How would you respond?


----------



## Semper Fidelis (Mar 31, 2015)

I don't know who wrote it or the manner in which he preaches but I have no problems with what he wrote. The first statement is true even inside a Church.


----------



## KMK (Mar 31, 2015)

Pergamum said:


> When critics of open air preaching object by claiming that *I am pushing people away from Jesus,*



This sounds like a straw man. Criticisms that I have heard usually center on the role of the church in open air preaching.


----------



## Pergamum (Mar 31, 2015)

Can bad preaching, or a bad presentation of preaching drive people further away from Christ? Right now I believe yes, the practices of some preachers may actually do more harm than good in their content, manner, presentation, and demeanor. 
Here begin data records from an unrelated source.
# COMPiLELab/krylov_robustness

Measured on AMD Instinct MI355X. Metric: trace(exp(A)) evals/sec + achieved HBM GB/s, n=1M nnz=10M, 1/2/4/8 GPU, higher is better.
Workload: dtype f64

## Files before the change

__graft_entry__.py:

```python
from __future__ import annotations

import os
import subprocess
import sys

ROOT = os.path.dirname(os.path.abspath(__file__))


def build() -> None:
    jobs = str(min(16, os.cpu_count() or 4))
    subprocess.run(["make", "-j", jobs, "-C", os.path.join(ROOT, "krylov_robustness_amd", "csrc")],
                   check=True)
    subprocess.run(["make", "-C", os.path.join(ROOT, "oracle")], check=True)
    subprocess.run(["make", "-j", jobs, "-C", os.path.join(ROOT, "tests", "mexstub")], check=True)
    wave_check = os.path.join(ROOT, "tests", "native", "wave_check")
    if os.path.isfile(os.path.join(wave_check, "Makefile")):
        subprocess.run(["make", "-C", wave_check], check=True)
    if ROOT not in sys.path:
        sys.path.insert(0, ROOT)
    import krylov_robustness_amd as kra
    from krylov_robustness_amd import _lib
    _lib.load()
    assert kra.LIB_PATH.endswith("libkrylov_hip.so")


def smoke() -> None:
    if ROOT not in sys.path:
        sys.path.insert(0, ROOT)
    import numpy as np
    import scipy.sparse as sp

    import krylov_robustness_amd as kra
    from oracle import slq_ref

    z = np.load(os.path.join(ROOT, "tests", "golden", "graphs.npz"))
    n = int(z["oregon_A0__n"][0])
    A = sp.csr_matrix((z["oregon_A0__data"], z["oregon_A0__indices"], z["oregon_A0__indptr"]),
                      shape=(n, n))
    ctx = kra.Context(0)
    D = kra.DeviceMatrix(A, ctx)
    s1, _, q = kra.slq_quadforms(D, 32, 20, seed=7, fun="exp", ctx=ctx)
    _, q_ref = slq_ref.slq_trace(A, 32, 20, seed=7, fun="exp")
    err = float(np.max(np.abs(q - q_ref) / np.abs(q_ref)))
    if not err < 1e-8:
        raise AssertionError(f"smoke: GPU vs oracle max rel err {err:.3e}")
    print(f"smoke ok: tr(exp(A)) ~ {s1 / 32:.6e} (32 probes, m=20), max rel err vs oracle {err:.2e}")


if __name__ == "__main__":
    build()
# ... 3 lines not shown
```

krylov_robustness_amd/csrc/kt_internal.h:

```cpp
#pragma once
#include <algorithm>
#include <hip/hip_runtime.h>
#include <stdint.h>

#include <string>
#include <vector>

#include "../../include/krylov_trace.h"

struct kt_matrix_s;

#ifndef KT_DIAG
#define KT_DIAG 0
#endif

namespace kt {

void set_error(const std::string& msg);

struct Status {
    int code;
    std::string msg;
};

// ... 154 lines not shown
};

}

struct kt_context_s {
    int device = 0;
    hipStream_t stream = nullptr;
    hipStream_t aux_stream[3] = {nullptr, nullptr, nullptr};
    int num_cu = 256;
    bool profile = false;
    int k1_flags = 8;
    bool k2_nt = true;
    int64_t yform_redone = 0;
    int64_t fu_dense = 0;
    int64_t fu_last_cols = 0;
    int64_t expmv_calls = 0;
    int64_t expmv_terms = 0;
    int ky_flags = 8;
    bool yform = true;
    void* blas = nullptr;
    kt_context_s* helper = nullptr;
    void* workers[3] = {nullptr, nullptr, nullptr};
    void (*workers_free)(void*) = nullptr;
    kt::ProfSlot prof[kt::PROF_NSLOTS];
    kt::Workspace ws;
    kt::ScratchPool pool;
};

namespace kt {
struct DevCSR {
    int* rowptr = nullptr;
    int* col = nullptr;
    double* val = nullptr;
    int* long_rows = nullptr;
    int n_long = 0;
    int n_heavy = 0;
    int* med_rows = nullptr;
    int n_med = 0;
    int* short_tasks = nullptr;
    int n_short = 0;
    int* med_tasks = nullptr;
    int* perm = nullptr;
    int *ck_beg = nullptr, *ck_end = nullptr, *sp_rows = nullptr, *sp_first = nullptr;
    int n_chunks = 0, n_split = 0;
    bool built = false;
    char* blob = nullptr;
    size_t blob_bytes = 0;
    PinnedBuf stage;
    void release();
    void invalidate() { built = false; }
};
}

struct kt_matrix_s {
    kt_context_s* ctx = nullptr;
    int64_t n = 0, nnz = 0;
    int long_thresh = 64;
    bool unit_values = false;
    int symmetric = -1;
    kt::DevCSR hub;
    std::vector<int32_t> new2old, old2new;
    kt::DevCSR nat;
    std::vector<int64_t> h_rowptr;
    std::vector<int32_t> h_col;
    std::vector<double> h_val;
    uint64_t version = 0;
// ... 39 lines not shown
```

krylov_robustness_amd/csrc/kt_kernels.hip:

```cpp
#include <hip/hip_runtime.h>

#include "kt_launch.h"
#include "kt_wave.h"
#include <stdint.h>

#include <cstdlib>

#include <type_traits>

namespace kt {

__device__ __forceinline__ uint64_t sm64(uint64_t x) {
    uint64_t z = x + 0x9E3779B97F4A7C15ULL;
    z = (z ^ (z >> 30)) * 0xBF58476D1CE4E5B9ULL;
    z = (z ^ (z >> 27)) * 0x94D049BB133111EBULL;
    return z ^ (z >> 31);
}

template <int P, int VW> struct GeoW {
    static constexpr int VEC = VW;
    static constexpr int LPR = P / VEC;
    static constexpr int GPW = 64 / LPR;
};
template <int P> using Geo = GeoW<P, (P >= 2) ? 2 : 1>;
// ... 354 lines not shown
        guard[p] = 1.0;
    } else {
        const double aj = ys[0 * P + p], bj = ys[1 * P + p], am1 = ys[2 * P + p];
        const double nyj = ys[3 * P + p], ydj = ys[4 * P + p], b1 = ys[5 * P + p];
        g = guard[p];
        const double b1sq = b1 * b1;
        an = (d0 - 2.0 * aj * nyj - 2.0 * bj * ydj + aj * aj * aj + 2.0 * aj * bj * bj + bj * bj * am1) /
             b1sq;
        ny2 = d2;
        bn = b1;
        bnext_sq = ny2 - an * an - b1sq;
        ys[1 * P + p] = b1;
        ys[2 * P + p] = aj;
        ys[4 * P + p] = d1;
    }
    const double bnext = sqrt(fmax(bnext_sq, 0.0));
    ys[0 * P + p] = an;
    ys[3 * P + p] = ny2;
    ys[5 * P + p] = bnext;
    t_alpha[p] = an;
    t_up[p] = bn;
    t_low[p] = bnext;
    if (!last) {
        const double ratio = bnext_sq / ny2;
        guard[p] = (ratio < g || !(ratio == ratio)) ? ratio : g;
    }
    const bool ok = bnext > 0.0 && bnext < INFINITY;
    const double inv = ok ? 1.0 / bnext : 0.0;
    ys[6 * P + p] = inv;
    ys[7 * P + p] = an * inv;
    ys[8 * P + p] = bn * inv;
}
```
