                                                                    unsigned long long *__restrict__ packed) {
+    __shared__ uint32_t s_t[ANCHOR_THREADS], s_q[ANCHOR_THREADS], s_len[ANCHOR_THREADS], s_pre[ANCHOR_THREADS];
+    __shared__ uint32_t s_wave[ANCHOR_THREADS / 64];
     const Group &G = groups[blockIdx.x];
     const uint64_t b0 = G.hsp_begin;
-    const uint32_t nw = gridDim.y * (ANCHOR_THREADS / 64), me = blockIdx.y * (ANCHOR_THREADS / 64) + (threadIdx.x >> 6);
+    const uint32_t nw = gridDim.y * (ANCHOR_THREADS / 64), wave = threadIdx.x >> 6, me = blockIdx.y * (ANCHOR_THREADS / 64) + wave;
     uint32_t item = 0;
-    for (uint32_t r = 0; r < G.nchain; r++) {
-        const mimeo_hsp h = hs[b0 + order[b0 + r]];
-        if (h.length <= ANCHOR_W) continue;
-        const uint32_t nch = (h.length - ANCHOR_W + 1 + ANCHOR_CHUNK - 1) / ANCHOR_CHUNK;
-        const uint32_t first = (me + nw - item % nw) % nw;
-        for (uint32_t c = first; c < nch; c += nw) wave_anchor_chunk(G.T, G.Q, h, c, &packed[b0 + r]);
-        item += nch;
+    for (uint32_t r0 = 0; r0 < G.nchain; r0 += ANCHOR_THREADS) {
+        const uint32_t r = r0 + threadIdx.x;
+        uint32_t nch = 0;
+        if (r < G.nchain) {
+            const mimeo_hsp h = hs[b0 + order[b0 + r]];
+            s_t[threadIdx.x] = h.tstart; s_q[threadIdx.x] = h.qstart; s_len[threadIdx.x] = h.length;
+            nch = aw::chunks(h.length);
+        }
+        const uint32_t inc = wave_inclusive_sum(nch);
+        if ((threadIdx.x & 63u) == 63u) s_wave[wave] = inc;
+        __syncthreads();
+        uint32_t before = 0, total = 0;
+        for (uint32_t w = 0; w < ANCHOR_THREADS / 64; w++) { const uint32_t c = s_wave[w]; before += w < wave ? c : 0u; total += c; }
+        s_pre[threadIdx.x] = before + inc;
+        __syncthreads();
+        for (uint32_t i = (me + nw - item) % nw; i < total; i += nw) {
+            uint32_t lo = 0, hi = ANCHOR_THREADS - 1;
+            while (lo < hi) {
+                const uint32_t mid = (lo + hi) >> 1;
+                if (s_pre[mid] > i) hi = mid; else lo = mid + 1;
+            }
+            const uint32_t chunk = i - (lo ? s_pre[lo - 1] : 0u);
+            wave_anchor_chunk(G.T, G.Q, s_t[lo], s_q[lo], s_len[lo], chunk, &packed[b0 + r0 + lo]);
+        }
+        item = (item + total % nw) % nw;
+        __syncthreads();
     }
 }
 __global__ __launch_bounds__(256) void k6_anchor_final(const Group *__restrict__ groups, const mimeo_hsp *__restrict__ hs,
                                                        const uint32_t *__restrict__ order,
                                                        const unsigned long long *__restrict__ packed,
-                                                       uint2 *__restrict__ anchors) {
+                                                       uint2 *__restrict__ anchors, uint2 *__restrict__ reach) {
     const Group &G = groups[blockIdx.x];
     const uint64_t b0 = G.hsp_begin;
     for (uint32_t r = threadIdx.x; r < G.nchain; r += blockDim.x) {
         const mimeo_hsp h = hs[b0 + order[b0 + r]];
-        uint32_t off = h.length / 2;
-        if (h.length > ANCHOR_W) off = (0xFFFFFFFFu - (uint32_t)packed[b0 + r]) + ANCHOR_W / 2;
+        const uint32_t off = aw::anchor_offset(h.length, packed[b0 + r]);
         anchors[b0 + r] = make_uint2(h.tstart + off, h.qstart + off);
+        reach[b0 + r] = make_uint2(off, h.length - off);
     }
 }
 
@@ -112,12 +132,16 @@
     return ((dd <= NEAR_DIAG && dp <= NEAR_POS) ? 1u : 0u) | (dd <= GUARD_DIAG ? 2u : 0u);
 }
 
+constexpr uint32_t PAD_CAP = 0xFFFFu;
+
 template <bool PATH>
 __global__ __launch_bounds__(64) void k6_pick(Group *__restrict__ groups, const uint2 *__restrict__ anchors,
+                                              const uint2 *__restrict__ reach,
                                               const mimeo_alignment *__restrict__ aln, uint32_t bmax,
                                               uint8_t *__restrict__ astate, uint8_t *__restrict__ adefer,
                                               DpJob *__restrict__ jobs, unsigned int *__restrict__ njobs, PathView P) {
     __shared__ uint32_t sb[MAX_BATCH];
+    __shared__ uint32_t sfar[2][MAX_BATCH];
     Group &G = groups[blockIdx.x];
     const uint64_t b0 = G.hsp_begin;
     const uint32_t first = G.next, lane = threadIdx.x;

Unsaved people are outside of Christ, yet they can be further hardened against the truth by our actions.


----------



## BGF (Mar 31, 2015)

Pergamum said:


> Can bad preaching, or a bad presentation of preaching drive people further away from Christ? Right now I believe yes, the practices of some preachers may actually do more harm than good in their content, manner, presentation, and demeanor.
> 
> Unsaved people are outside of Christ, yet they can be further hardened against the truth by our actions.



Bad preaching and bad presentation are two separate issues. Bad preaching would be that which proclaims another gospel. In so far as it is effective it will draw people away from the true gospel and the Christ of that gospel. Bad presentation will be subjective and difficult to evaluate without particulars and context. I, for one, am completely turned off by slickly produced media presentations that may otherwise proclaim truth. I don't mind a dry sermon.


----------



## Miss Marple (Mar 31, 2015)

What about the teaching given by Paul, telling the disciples to leave other preachers alone, "He who is not against us is with us." (paraphrase). It seems to me this applies.


----------



## Don Kistler (Mar 31, 2015)

Years ago there was a man who preached on Bourbon Street in New Orleans. His nickname was Chaplain Bob. He regularly preached about hell. 

Someone once asked him, "Aren't you afraid you're going to scare people away?"

His answer was, "Where am I going to scare them? Hell #2? Hell #3?"


----------